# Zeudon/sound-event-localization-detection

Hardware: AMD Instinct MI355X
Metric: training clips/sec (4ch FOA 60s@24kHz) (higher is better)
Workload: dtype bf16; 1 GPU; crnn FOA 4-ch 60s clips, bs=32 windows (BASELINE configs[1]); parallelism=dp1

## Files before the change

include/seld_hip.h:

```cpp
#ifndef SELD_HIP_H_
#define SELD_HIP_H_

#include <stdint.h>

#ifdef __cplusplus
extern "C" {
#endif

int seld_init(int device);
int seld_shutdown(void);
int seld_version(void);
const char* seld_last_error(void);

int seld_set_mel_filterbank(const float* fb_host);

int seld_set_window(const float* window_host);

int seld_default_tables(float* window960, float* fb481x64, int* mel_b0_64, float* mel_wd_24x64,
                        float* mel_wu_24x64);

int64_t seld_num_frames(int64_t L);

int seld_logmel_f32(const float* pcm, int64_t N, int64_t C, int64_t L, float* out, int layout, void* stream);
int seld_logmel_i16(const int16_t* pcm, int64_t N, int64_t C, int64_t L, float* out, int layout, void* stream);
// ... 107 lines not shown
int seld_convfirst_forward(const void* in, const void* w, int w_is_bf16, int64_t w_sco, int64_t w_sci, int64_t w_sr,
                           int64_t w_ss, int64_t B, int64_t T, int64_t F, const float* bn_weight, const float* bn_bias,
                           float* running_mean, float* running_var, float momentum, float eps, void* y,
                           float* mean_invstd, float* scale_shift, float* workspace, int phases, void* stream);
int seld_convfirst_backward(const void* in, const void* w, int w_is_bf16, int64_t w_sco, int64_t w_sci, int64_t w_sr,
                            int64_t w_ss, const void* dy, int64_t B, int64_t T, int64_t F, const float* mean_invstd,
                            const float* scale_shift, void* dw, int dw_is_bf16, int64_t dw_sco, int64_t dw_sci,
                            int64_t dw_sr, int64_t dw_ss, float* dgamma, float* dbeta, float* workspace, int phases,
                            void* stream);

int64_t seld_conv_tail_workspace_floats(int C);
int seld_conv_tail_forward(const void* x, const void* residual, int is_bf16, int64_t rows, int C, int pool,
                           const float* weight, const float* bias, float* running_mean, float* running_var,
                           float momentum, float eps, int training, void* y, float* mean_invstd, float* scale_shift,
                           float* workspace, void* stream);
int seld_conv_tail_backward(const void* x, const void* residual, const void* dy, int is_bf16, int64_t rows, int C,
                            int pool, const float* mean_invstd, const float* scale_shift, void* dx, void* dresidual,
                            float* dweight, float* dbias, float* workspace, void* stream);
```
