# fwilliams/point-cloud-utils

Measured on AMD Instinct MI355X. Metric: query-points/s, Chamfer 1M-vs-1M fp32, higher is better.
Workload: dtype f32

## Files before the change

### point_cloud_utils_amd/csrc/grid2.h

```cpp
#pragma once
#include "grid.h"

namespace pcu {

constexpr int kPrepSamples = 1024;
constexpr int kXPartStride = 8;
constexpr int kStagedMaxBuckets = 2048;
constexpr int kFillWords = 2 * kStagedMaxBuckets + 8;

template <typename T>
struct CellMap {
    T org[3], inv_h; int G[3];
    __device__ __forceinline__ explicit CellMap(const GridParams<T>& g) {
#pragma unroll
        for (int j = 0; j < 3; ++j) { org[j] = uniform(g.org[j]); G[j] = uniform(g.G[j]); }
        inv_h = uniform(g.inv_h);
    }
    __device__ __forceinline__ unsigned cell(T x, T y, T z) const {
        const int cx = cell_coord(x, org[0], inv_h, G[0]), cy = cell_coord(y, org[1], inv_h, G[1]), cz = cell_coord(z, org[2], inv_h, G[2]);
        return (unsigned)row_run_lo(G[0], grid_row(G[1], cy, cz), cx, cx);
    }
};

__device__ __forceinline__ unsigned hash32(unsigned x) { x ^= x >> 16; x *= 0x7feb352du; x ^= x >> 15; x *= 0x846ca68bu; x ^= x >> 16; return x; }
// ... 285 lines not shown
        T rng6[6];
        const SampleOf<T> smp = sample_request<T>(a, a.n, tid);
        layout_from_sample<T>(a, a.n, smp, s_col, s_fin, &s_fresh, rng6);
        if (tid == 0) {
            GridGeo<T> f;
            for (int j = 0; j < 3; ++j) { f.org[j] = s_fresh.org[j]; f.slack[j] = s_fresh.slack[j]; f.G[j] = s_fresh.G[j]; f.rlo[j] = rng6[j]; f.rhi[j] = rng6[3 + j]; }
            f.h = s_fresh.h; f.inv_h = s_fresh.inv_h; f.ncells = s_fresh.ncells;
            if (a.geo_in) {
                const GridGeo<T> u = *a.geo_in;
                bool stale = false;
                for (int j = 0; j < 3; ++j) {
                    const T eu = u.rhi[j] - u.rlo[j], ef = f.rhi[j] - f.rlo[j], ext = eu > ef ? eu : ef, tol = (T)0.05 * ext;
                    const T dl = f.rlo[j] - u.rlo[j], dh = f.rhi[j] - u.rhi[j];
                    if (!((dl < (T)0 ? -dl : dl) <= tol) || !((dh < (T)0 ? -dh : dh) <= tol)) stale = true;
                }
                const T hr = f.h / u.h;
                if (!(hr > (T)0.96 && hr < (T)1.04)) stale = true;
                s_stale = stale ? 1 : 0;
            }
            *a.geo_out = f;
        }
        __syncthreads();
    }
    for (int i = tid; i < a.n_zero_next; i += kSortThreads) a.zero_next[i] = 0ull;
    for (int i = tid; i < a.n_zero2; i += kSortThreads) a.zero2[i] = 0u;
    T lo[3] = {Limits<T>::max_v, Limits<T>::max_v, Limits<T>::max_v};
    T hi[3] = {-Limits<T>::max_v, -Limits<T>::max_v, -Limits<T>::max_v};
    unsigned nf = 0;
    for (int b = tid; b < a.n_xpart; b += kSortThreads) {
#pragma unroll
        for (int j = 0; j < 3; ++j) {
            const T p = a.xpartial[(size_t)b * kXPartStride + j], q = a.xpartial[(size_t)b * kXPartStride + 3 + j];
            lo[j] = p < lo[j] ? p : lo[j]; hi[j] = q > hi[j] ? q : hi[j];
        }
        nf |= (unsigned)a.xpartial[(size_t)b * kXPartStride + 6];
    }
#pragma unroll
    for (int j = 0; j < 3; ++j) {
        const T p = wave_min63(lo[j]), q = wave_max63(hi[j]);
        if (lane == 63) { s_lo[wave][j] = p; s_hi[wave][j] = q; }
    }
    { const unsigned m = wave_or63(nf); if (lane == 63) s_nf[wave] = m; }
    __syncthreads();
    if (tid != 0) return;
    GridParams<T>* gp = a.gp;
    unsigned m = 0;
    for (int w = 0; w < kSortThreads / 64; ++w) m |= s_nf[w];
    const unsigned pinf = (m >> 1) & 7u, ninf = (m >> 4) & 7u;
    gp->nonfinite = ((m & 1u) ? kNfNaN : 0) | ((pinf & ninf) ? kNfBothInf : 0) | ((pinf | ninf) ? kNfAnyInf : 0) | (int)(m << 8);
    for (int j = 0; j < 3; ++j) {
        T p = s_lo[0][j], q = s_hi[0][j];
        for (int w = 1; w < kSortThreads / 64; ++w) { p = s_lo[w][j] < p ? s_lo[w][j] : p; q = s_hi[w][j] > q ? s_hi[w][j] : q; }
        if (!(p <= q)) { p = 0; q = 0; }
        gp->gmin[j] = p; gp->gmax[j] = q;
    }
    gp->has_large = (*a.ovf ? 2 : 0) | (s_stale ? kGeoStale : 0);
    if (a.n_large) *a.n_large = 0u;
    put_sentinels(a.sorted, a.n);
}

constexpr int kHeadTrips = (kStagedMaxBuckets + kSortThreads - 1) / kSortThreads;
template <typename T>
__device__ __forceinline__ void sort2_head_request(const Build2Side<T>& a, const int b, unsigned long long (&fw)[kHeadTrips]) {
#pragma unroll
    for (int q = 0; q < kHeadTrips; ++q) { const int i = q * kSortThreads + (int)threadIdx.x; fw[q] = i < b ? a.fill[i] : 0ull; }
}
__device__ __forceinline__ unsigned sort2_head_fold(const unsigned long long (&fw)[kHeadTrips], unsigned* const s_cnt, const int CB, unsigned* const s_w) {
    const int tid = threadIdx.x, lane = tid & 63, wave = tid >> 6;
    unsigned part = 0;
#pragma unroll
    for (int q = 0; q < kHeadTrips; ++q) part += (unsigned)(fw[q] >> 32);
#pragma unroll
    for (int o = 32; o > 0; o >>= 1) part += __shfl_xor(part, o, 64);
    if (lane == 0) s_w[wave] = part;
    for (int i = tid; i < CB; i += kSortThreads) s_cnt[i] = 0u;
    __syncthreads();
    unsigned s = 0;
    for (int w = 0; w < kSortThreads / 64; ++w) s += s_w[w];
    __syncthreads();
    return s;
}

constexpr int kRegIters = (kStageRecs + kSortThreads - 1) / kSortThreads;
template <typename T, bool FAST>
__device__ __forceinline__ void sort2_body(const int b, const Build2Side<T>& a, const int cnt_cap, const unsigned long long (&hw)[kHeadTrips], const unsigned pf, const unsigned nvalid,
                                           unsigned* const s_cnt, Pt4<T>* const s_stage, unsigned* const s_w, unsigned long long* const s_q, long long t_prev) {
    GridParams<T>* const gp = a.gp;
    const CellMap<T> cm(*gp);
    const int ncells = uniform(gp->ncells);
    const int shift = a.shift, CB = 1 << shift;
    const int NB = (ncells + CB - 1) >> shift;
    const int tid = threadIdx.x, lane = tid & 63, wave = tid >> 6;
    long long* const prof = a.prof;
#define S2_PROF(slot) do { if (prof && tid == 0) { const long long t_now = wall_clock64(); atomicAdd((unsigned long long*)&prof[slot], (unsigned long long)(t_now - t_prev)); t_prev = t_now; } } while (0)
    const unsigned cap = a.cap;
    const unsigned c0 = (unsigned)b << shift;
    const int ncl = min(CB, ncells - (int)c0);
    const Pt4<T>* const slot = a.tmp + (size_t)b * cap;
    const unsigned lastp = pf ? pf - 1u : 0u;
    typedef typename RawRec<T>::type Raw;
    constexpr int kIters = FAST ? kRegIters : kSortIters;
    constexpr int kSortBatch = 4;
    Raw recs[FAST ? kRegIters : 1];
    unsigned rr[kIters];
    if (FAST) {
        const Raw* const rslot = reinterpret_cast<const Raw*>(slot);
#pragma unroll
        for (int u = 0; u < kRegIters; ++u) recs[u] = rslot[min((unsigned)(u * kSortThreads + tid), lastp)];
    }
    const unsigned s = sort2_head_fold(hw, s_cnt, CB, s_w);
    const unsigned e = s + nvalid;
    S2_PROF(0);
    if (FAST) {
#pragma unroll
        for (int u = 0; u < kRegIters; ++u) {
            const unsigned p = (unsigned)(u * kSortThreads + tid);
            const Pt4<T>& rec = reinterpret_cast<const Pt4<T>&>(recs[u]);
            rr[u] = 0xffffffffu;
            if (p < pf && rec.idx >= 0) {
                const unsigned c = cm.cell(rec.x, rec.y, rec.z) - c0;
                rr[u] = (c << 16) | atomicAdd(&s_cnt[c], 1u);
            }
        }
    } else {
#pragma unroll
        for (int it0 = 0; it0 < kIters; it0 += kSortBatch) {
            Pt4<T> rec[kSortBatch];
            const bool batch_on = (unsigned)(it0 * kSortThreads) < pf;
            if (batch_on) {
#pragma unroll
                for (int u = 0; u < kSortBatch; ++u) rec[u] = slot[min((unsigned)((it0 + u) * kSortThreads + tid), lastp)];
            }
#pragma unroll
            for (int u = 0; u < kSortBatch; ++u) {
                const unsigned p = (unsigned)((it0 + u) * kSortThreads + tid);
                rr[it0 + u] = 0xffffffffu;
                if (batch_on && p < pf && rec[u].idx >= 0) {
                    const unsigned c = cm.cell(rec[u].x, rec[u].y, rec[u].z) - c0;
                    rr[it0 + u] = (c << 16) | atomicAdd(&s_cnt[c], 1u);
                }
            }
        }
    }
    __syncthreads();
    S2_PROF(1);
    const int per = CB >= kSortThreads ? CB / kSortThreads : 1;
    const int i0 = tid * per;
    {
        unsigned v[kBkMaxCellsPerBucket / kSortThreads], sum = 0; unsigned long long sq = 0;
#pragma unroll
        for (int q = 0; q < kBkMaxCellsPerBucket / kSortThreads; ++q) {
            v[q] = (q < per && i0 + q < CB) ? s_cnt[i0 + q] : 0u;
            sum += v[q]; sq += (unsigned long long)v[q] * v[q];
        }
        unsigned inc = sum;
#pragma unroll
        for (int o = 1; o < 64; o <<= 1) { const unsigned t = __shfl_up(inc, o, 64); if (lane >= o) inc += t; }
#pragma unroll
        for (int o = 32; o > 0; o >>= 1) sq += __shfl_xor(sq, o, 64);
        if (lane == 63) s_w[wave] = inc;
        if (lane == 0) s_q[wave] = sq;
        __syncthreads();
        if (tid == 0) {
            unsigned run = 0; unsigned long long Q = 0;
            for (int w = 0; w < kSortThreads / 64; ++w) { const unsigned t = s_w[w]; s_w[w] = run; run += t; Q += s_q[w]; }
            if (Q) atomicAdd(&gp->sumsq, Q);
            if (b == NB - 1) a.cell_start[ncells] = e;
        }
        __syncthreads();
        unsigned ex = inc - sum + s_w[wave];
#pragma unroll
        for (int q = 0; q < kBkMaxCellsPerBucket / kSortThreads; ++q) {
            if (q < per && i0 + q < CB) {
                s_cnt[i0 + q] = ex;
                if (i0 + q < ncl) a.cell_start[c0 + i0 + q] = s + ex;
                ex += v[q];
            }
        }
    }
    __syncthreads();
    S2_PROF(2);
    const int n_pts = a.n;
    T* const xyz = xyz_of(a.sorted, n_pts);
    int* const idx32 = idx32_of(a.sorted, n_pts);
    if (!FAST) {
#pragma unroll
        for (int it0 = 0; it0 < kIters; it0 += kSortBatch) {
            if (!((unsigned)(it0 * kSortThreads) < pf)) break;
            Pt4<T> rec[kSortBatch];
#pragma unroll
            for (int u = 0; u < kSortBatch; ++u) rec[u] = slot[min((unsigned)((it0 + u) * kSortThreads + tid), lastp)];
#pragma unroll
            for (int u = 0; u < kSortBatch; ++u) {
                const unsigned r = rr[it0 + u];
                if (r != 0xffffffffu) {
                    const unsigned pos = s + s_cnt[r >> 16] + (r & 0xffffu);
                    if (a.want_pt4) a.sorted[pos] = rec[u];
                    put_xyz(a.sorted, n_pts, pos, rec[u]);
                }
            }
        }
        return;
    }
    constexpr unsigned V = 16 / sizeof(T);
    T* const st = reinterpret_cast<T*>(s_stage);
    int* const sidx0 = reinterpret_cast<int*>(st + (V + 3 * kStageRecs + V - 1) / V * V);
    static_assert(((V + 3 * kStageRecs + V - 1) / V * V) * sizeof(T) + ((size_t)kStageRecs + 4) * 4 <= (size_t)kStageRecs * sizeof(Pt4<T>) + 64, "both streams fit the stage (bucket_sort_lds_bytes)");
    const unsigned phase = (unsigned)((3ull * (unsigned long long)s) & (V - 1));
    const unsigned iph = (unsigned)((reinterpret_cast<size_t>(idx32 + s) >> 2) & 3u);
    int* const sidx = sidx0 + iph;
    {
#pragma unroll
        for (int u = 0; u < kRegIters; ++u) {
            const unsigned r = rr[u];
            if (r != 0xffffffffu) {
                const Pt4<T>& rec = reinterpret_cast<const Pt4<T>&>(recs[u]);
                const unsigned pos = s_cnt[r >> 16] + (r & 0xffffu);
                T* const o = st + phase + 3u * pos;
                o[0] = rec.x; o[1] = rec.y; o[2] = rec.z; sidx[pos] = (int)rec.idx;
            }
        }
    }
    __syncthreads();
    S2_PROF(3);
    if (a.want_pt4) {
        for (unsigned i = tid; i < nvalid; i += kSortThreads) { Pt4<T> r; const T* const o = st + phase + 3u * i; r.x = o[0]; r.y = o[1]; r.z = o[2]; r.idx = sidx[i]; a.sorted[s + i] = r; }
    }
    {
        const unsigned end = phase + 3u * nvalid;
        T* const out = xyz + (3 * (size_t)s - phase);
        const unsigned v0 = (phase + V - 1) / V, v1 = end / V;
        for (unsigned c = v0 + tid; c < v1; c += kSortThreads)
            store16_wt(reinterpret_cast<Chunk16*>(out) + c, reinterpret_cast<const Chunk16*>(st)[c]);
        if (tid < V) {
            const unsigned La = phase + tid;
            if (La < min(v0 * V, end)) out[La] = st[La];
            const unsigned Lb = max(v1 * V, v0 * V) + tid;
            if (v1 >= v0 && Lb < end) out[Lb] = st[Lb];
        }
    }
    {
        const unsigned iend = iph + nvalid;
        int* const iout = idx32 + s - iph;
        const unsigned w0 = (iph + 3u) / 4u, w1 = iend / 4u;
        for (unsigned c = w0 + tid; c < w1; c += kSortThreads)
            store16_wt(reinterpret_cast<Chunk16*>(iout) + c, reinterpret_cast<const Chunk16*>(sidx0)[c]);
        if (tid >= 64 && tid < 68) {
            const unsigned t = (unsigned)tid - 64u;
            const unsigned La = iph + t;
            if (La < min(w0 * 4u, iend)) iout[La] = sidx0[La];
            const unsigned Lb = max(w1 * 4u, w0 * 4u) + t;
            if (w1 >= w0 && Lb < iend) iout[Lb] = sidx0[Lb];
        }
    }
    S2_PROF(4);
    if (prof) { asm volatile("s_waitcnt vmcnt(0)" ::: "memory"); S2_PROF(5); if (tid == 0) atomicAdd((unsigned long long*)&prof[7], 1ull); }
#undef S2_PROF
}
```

══════════════════════════════

__Work order__. Please copy out each line in the entries that mentions the string "training".

__Solved problem__.
Metric: training clips/sec (4ch FOA 60s@24kHz) (higher is better)
                           float momentum, float eps, int training, void* y, float* mean_invstd, float* scale_shift,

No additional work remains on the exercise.